* _WHAT IS NEEDED_:
Check each line below for the word "kCodeSmall" and give the count alone.

* _DATA SHOWN_:
▼
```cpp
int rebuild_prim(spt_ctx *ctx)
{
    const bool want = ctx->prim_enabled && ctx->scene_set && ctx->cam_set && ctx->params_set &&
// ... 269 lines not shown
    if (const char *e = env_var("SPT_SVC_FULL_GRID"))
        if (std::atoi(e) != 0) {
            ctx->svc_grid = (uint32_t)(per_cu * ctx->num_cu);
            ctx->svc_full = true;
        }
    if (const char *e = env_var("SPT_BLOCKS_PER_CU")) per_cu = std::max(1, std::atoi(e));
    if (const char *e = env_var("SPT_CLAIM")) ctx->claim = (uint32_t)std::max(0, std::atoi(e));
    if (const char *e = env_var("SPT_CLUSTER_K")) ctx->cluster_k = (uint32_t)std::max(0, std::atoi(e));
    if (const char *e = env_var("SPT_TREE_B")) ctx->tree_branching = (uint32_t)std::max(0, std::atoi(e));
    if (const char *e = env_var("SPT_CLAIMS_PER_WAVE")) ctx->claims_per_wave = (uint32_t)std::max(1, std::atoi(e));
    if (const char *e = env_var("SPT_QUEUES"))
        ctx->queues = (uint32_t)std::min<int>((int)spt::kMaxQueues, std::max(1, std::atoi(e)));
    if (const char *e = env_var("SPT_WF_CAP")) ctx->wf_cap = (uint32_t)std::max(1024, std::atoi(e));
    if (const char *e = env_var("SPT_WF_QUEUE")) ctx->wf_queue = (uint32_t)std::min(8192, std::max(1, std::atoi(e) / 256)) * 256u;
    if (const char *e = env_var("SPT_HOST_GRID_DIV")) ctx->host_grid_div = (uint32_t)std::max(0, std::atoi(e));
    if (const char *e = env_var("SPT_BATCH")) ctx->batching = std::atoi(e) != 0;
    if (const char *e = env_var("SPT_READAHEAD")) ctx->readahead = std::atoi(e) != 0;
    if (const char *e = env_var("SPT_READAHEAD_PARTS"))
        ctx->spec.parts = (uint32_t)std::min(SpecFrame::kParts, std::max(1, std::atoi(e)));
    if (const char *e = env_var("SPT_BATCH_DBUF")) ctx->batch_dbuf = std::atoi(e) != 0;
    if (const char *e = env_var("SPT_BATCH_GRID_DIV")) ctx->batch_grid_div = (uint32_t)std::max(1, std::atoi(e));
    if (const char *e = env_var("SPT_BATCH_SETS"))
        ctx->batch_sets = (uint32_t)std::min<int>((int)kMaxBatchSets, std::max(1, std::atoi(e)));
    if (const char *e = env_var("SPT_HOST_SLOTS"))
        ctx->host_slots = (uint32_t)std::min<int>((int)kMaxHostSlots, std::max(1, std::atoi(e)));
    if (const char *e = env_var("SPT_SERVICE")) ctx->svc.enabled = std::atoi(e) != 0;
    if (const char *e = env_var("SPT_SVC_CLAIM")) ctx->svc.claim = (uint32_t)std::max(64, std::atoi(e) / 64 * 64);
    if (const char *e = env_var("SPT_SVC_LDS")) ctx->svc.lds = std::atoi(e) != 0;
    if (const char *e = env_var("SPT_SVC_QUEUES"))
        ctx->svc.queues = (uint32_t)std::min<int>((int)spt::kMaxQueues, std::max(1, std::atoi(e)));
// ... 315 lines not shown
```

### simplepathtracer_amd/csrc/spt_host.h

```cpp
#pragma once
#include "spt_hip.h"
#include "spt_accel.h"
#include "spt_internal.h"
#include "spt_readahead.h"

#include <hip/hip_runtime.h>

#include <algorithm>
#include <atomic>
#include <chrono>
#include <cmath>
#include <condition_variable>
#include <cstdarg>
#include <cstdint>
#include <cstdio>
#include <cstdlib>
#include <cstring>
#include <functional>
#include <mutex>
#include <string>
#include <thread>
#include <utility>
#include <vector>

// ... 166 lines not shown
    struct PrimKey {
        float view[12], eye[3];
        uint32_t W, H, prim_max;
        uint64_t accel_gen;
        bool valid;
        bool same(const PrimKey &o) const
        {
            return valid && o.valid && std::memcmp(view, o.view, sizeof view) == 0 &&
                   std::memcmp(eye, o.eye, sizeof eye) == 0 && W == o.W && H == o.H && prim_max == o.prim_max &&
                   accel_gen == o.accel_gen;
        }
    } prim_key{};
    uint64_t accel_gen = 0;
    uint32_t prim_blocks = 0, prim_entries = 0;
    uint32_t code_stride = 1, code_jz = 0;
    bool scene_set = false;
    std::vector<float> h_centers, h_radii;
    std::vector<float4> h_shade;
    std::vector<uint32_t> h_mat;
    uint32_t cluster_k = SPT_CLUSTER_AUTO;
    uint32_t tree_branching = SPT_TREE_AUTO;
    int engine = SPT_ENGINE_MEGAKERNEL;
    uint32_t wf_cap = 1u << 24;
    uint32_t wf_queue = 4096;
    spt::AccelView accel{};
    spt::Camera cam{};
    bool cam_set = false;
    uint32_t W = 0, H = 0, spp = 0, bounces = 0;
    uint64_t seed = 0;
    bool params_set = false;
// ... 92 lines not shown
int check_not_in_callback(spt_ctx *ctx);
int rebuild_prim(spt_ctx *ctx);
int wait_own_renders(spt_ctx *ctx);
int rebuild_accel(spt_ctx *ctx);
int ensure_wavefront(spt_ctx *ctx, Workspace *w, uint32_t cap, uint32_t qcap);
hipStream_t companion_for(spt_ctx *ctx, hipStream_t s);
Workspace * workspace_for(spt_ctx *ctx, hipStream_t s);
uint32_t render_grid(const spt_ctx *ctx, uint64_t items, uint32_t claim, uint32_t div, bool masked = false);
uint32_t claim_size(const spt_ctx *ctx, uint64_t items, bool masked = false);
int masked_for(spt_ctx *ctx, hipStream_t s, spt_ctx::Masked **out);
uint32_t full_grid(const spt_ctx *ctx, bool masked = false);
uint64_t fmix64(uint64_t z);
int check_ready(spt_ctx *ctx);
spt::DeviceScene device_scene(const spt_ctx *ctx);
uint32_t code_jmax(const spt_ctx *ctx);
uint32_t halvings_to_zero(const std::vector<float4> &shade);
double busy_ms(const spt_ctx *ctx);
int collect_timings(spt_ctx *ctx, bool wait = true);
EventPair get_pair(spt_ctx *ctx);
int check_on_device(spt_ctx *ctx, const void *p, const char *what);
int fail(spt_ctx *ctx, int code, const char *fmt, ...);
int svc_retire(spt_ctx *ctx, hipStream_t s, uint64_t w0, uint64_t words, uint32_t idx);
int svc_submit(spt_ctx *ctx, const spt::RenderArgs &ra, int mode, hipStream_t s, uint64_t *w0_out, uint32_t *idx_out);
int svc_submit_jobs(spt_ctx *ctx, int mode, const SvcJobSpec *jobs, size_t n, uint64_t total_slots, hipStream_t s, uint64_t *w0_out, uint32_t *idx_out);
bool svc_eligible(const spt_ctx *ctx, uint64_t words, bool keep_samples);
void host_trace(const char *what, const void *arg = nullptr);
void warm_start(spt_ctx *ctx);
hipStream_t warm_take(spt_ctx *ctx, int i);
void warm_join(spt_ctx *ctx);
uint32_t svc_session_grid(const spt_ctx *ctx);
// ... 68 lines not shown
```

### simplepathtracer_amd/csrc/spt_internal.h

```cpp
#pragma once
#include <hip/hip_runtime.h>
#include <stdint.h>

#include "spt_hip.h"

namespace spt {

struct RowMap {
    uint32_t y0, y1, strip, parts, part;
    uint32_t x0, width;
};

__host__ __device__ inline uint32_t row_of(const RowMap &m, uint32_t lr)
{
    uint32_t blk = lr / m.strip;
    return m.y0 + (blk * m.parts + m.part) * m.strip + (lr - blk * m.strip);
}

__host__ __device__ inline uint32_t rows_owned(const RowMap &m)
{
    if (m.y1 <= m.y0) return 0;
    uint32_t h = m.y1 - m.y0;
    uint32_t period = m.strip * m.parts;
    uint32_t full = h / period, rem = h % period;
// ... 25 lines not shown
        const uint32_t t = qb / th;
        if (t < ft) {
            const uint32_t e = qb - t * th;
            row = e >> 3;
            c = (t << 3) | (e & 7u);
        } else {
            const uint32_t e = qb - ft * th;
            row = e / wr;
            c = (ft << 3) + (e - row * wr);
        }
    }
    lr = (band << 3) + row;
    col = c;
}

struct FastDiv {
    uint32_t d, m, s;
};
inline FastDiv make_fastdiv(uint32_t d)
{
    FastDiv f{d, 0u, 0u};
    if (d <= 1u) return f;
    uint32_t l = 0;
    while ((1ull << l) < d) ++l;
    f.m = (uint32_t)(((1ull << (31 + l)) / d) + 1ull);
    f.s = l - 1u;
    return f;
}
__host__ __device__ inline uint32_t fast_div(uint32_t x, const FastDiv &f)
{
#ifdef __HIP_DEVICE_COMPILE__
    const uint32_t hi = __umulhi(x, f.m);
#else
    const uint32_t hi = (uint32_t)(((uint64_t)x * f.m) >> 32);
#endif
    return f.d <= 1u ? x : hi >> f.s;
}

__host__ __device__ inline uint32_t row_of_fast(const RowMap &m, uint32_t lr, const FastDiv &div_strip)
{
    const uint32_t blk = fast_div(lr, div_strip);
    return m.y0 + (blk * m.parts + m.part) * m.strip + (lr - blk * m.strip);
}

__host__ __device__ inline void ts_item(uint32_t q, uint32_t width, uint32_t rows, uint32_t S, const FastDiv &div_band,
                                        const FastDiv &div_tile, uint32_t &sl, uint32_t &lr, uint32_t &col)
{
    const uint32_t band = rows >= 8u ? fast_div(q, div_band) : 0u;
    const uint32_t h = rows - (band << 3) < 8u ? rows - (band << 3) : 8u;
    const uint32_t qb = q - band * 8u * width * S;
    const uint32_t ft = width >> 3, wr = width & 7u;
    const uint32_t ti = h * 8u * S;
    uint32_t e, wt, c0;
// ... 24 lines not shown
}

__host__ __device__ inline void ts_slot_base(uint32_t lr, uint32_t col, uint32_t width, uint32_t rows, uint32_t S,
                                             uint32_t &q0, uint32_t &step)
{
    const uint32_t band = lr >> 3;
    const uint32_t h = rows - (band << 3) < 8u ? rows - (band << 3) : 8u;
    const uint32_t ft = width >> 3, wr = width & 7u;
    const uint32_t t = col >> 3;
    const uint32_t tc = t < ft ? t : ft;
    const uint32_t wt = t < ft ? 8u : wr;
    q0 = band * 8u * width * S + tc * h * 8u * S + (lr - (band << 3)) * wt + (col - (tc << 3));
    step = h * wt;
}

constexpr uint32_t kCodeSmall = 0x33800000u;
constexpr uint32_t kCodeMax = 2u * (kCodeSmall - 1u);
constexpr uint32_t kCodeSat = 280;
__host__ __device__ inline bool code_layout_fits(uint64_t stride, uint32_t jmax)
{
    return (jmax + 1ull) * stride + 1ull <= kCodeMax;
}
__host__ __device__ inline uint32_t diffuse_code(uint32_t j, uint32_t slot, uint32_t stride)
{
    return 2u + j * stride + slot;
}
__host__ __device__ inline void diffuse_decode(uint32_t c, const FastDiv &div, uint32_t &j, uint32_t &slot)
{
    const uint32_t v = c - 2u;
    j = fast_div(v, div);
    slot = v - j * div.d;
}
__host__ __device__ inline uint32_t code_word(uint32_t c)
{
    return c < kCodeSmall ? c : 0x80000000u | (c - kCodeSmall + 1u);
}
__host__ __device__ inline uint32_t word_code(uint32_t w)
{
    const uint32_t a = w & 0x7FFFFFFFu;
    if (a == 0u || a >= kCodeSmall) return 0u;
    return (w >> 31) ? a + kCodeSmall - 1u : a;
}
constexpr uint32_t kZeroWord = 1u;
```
▲
* _EXERCISE SOLUTION_:
5